Saved entries:
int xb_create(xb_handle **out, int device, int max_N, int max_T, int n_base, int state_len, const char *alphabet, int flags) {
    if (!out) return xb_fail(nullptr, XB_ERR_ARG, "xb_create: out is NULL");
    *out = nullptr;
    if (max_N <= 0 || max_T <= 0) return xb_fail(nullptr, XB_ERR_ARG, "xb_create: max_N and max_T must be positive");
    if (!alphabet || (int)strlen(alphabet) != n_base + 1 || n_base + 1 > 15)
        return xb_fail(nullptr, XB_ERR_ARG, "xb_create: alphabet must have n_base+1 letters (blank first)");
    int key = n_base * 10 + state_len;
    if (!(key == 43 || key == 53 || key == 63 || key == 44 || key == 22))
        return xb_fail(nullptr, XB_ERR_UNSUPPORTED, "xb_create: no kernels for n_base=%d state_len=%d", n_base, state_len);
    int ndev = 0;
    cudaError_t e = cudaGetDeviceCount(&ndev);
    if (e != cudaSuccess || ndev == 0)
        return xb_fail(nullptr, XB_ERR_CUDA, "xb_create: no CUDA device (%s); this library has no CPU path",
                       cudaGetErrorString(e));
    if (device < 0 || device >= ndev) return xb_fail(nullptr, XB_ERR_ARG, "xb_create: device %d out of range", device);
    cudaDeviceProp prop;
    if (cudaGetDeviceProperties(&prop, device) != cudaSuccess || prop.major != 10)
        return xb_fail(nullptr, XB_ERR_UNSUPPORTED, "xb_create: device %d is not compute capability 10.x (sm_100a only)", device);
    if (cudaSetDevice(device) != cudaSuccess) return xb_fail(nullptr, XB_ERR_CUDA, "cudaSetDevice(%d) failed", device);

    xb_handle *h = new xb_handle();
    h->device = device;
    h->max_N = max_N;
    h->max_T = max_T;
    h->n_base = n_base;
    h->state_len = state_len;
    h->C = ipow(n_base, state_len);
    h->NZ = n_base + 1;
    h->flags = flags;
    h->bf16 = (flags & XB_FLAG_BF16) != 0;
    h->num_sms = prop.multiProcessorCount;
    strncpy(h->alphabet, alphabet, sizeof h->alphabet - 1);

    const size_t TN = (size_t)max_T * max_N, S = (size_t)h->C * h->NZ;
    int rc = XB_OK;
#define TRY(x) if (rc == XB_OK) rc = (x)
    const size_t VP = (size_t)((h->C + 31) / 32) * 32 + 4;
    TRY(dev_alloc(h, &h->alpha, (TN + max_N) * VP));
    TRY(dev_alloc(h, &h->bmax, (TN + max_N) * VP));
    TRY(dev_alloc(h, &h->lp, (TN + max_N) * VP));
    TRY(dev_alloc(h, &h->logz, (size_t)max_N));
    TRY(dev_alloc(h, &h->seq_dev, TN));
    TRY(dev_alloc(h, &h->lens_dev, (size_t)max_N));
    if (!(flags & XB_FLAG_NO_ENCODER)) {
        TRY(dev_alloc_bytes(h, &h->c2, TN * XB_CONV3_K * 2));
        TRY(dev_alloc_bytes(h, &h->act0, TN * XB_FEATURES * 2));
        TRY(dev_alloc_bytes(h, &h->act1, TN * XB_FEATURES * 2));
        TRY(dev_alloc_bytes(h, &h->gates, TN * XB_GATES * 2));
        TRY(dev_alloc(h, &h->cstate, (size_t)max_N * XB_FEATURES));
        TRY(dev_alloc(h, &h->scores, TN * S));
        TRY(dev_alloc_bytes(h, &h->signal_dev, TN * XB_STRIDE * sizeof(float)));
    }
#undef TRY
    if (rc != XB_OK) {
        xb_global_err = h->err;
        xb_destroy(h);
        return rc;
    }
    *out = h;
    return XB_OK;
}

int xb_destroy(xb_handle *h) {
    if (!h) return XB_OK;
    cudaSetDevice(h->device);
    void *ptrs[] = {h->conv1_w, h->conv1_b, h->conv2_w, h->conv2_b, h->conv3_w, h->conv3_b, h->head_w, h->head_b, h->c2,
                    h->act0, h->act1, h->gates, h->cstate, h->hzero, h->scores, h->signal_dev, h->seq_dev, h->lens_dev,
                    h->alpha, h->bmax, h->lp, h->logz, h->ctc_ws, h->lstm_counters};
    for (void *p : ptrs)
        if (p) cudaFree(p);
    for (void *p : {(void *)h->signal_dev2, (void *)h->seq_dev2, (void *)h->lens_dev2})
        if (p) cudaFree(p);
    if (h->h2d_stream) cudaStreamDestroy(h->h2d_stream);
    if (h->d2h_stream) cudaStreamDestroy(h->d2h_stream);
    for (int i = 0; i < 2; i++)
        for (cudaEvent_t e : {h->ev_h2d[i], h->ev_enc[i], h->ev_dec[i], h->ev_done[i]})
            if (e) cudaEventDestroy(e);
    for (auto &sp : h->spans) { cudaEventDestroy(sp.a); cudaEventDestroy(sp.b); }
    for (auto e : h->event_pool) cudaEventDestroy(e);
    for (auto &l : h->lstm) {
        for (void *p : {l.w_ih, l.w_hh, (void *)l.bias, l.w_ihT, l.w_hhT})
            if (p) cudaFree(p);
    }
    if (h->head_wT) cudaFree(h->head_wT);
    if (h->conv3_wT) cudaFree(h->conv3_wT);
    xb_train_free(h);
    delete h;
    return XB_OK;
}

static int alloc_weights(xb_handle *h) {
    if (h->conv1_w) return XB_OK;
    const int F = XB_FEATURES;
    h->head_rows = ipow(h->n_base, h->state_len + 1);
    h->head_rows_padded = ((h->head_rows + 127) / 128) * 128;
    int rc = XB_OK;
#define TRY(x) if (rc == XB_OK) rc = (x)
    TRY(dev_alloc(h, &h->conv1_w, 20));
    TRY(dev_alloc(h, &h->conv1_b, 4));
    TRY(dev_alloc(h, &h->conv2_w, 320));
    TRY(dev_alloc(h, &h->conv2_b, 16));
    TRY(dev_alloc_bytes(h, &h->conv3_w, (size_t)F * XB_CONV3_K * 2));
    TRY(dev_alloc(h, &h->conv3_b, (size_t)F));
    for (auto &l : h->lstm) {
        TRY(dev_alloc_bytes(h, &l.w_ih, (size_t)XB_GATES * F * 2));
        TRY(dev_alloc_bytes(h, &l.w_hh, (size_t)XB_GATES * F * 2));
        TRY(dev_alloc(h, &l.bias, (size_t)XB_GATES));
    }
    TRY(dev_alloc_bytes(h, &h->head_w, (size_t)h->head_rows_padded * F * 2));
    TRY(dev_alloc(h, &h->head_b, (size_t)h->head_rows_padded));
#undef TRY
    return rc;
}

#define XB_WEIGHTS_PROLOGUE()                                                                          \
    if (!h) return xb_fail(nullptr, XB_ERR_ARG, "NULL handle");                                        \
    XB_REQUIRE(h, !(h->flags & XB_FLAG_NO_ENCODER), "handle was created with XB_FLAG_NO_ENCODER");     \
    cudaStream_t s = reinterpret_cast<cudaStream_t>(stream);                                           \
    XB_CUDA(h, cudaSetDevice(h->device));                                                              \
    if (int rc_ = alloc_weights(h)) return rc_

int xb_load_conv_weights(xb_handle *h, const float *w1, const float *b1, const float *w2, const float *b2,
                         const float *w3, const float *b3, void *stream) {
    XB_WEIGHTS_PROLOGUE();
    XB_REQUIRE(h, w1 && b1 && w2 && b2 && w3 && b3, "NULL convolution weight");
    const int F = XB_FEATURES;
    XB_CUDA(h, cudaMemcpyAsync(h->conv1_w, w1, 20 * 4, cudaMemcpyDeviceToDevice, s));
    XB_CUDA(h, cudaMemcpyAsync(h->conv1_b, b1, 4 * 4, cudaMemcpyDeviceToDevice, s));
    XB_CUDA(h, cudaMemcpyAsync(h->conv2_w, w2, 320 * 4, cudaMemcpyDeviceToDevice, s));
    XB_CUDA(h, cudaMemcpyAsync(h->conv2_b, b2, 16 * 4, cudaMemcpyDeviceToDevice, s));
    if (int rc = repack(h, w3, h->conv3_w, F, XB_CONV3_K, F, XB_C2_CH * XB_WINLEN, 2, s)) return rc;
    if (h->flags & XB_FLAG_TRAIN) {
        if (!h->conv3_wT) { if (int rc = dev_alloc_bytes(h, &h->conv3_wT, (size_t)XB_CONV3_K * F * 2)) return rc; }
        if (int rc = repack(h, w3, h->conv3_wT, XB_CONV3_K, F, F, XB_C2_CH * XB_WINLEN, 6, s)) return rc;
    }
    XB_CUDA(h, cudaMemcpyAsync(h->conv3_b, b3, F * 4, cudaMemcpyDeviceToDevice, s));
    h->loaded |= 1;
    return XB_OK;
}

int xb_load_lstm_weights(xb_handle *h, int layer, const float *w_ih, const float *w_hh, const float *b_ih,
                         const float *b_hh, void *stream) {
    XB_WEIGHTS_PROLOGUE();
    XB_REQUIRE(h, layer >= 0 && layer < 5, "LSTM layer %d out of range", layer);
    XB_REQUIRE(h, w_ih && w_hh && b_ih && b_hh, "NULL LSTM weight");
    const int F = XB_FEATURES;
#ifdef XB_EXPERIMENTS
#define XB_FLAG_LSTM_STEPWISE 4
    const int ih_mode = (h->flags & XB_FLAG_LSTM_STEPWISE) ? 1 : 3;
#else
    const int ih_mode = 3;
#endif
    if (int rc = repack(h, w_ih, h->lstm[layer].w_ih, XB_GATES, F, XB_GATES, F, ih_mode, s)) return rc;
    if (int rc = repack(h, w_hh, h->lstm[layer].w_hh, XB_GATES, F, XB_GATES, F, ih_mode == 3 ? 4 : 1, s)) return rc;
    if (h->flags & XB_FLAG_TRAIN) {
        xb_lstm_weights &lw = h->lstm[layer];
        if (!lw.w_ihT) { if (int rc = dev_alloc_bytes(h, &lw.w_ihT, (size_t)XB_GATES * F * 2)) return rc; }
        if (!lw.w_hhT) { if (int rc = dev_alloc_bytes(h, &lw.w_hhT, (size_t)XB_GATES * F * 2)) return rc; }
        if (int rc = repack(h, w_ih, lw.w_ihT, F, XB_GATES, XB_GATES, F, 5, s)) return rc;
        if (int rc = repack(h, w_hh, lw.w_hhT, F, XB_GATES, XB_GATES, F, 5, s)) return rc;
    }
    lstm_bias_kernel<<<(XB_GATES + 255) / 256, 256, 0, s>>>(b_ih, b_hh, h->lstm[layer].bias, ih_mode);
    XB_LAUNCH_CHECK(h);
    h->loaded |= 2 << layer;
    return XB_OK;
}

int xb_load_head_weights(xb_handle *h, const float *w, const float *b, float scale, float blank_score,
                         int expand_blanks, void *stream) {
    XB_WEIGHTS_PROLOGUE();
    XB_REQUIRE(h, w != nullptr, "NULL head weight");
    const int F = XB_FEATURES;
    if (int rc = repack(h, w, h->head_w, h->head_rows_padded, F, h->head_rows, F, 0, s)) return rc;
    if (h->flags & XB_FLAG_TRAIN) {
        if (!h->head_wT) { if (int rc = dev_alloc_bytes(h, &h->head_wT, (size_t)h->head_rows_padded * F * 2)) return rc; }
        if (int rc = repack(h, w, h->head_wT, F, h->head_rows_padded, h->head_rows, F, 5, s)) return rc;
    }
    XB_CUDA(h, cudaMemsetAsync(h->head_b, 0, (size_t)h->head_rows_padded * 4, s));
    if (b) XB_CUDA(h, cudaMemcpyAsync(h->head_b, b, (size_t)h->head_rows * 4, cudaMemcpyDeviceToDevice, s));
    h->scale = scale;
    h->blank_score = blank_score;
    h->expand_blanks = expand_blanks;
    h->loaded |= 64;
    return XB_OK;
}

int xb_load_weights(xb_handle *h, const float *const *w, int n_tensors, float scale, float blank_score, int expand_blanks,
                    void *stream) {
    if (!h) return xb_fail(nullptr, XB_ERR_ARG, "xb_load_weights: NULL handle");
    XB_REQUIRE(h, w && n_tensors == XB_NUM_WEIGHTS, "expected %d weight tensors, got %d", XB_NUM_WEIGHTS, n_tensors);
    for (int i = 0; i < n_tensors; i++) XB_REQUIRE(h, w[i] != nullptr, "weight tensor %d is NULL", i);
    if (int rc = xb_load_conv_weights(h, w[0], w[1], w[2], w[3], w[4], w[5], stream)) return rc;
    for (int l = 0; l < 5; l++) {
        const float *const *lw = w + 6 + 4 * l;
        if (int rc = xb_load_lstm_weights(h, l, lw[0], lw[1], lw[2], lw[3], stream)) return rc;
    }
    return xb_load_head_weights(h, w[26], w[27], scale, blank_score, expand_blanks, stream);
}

**WHAT THE TASK REQUIRES:**
From the first line of the records above down to the line containing "if (e != cudaSuccess || ndev == 0)", repeat each line exactly as written. Include both of those lines and add nothing.

**ANSWER BOX:**
int xb_create(xb_handle **out, int device, int max_N, int max_T, int n_base, int state_len, const char *alphabet, int flags) {
    if (!out) return xb_fail(nullptr, XB_ERR_ARG, "xb_create: out is NULL");
    *out = nullptr;
    if (max_N <= 0 || max_T <= 0) return xb_fail(nullptr, XB_ERR_ARG, "xb_create: max_N and max_T must be positive");
    if (!alphabet || (int)strlen(alphabet) != n_base + 1 || n_base + 1 > 15)
        return xb_fail(nullptr, XB_ERR_ARG, "xb_create: alphabet must have n_base+1 letters (blank first)");
    int key = n_base * 10 + state_len;
    if (!(key == 43 || key == 53 || key == 63 || key == 44 || key == 22))
        return xb_fail(nullptr, XB_ERR_UNSUPPORTED, "xb_create: no kernels for n_base=%d state_len=%d", n_base, state_len);
    int ndev = 0;
    cudaError_t e = cudaGetDeviceCount(&ndev);
    if (e != cudaSuccess || ndev == 0)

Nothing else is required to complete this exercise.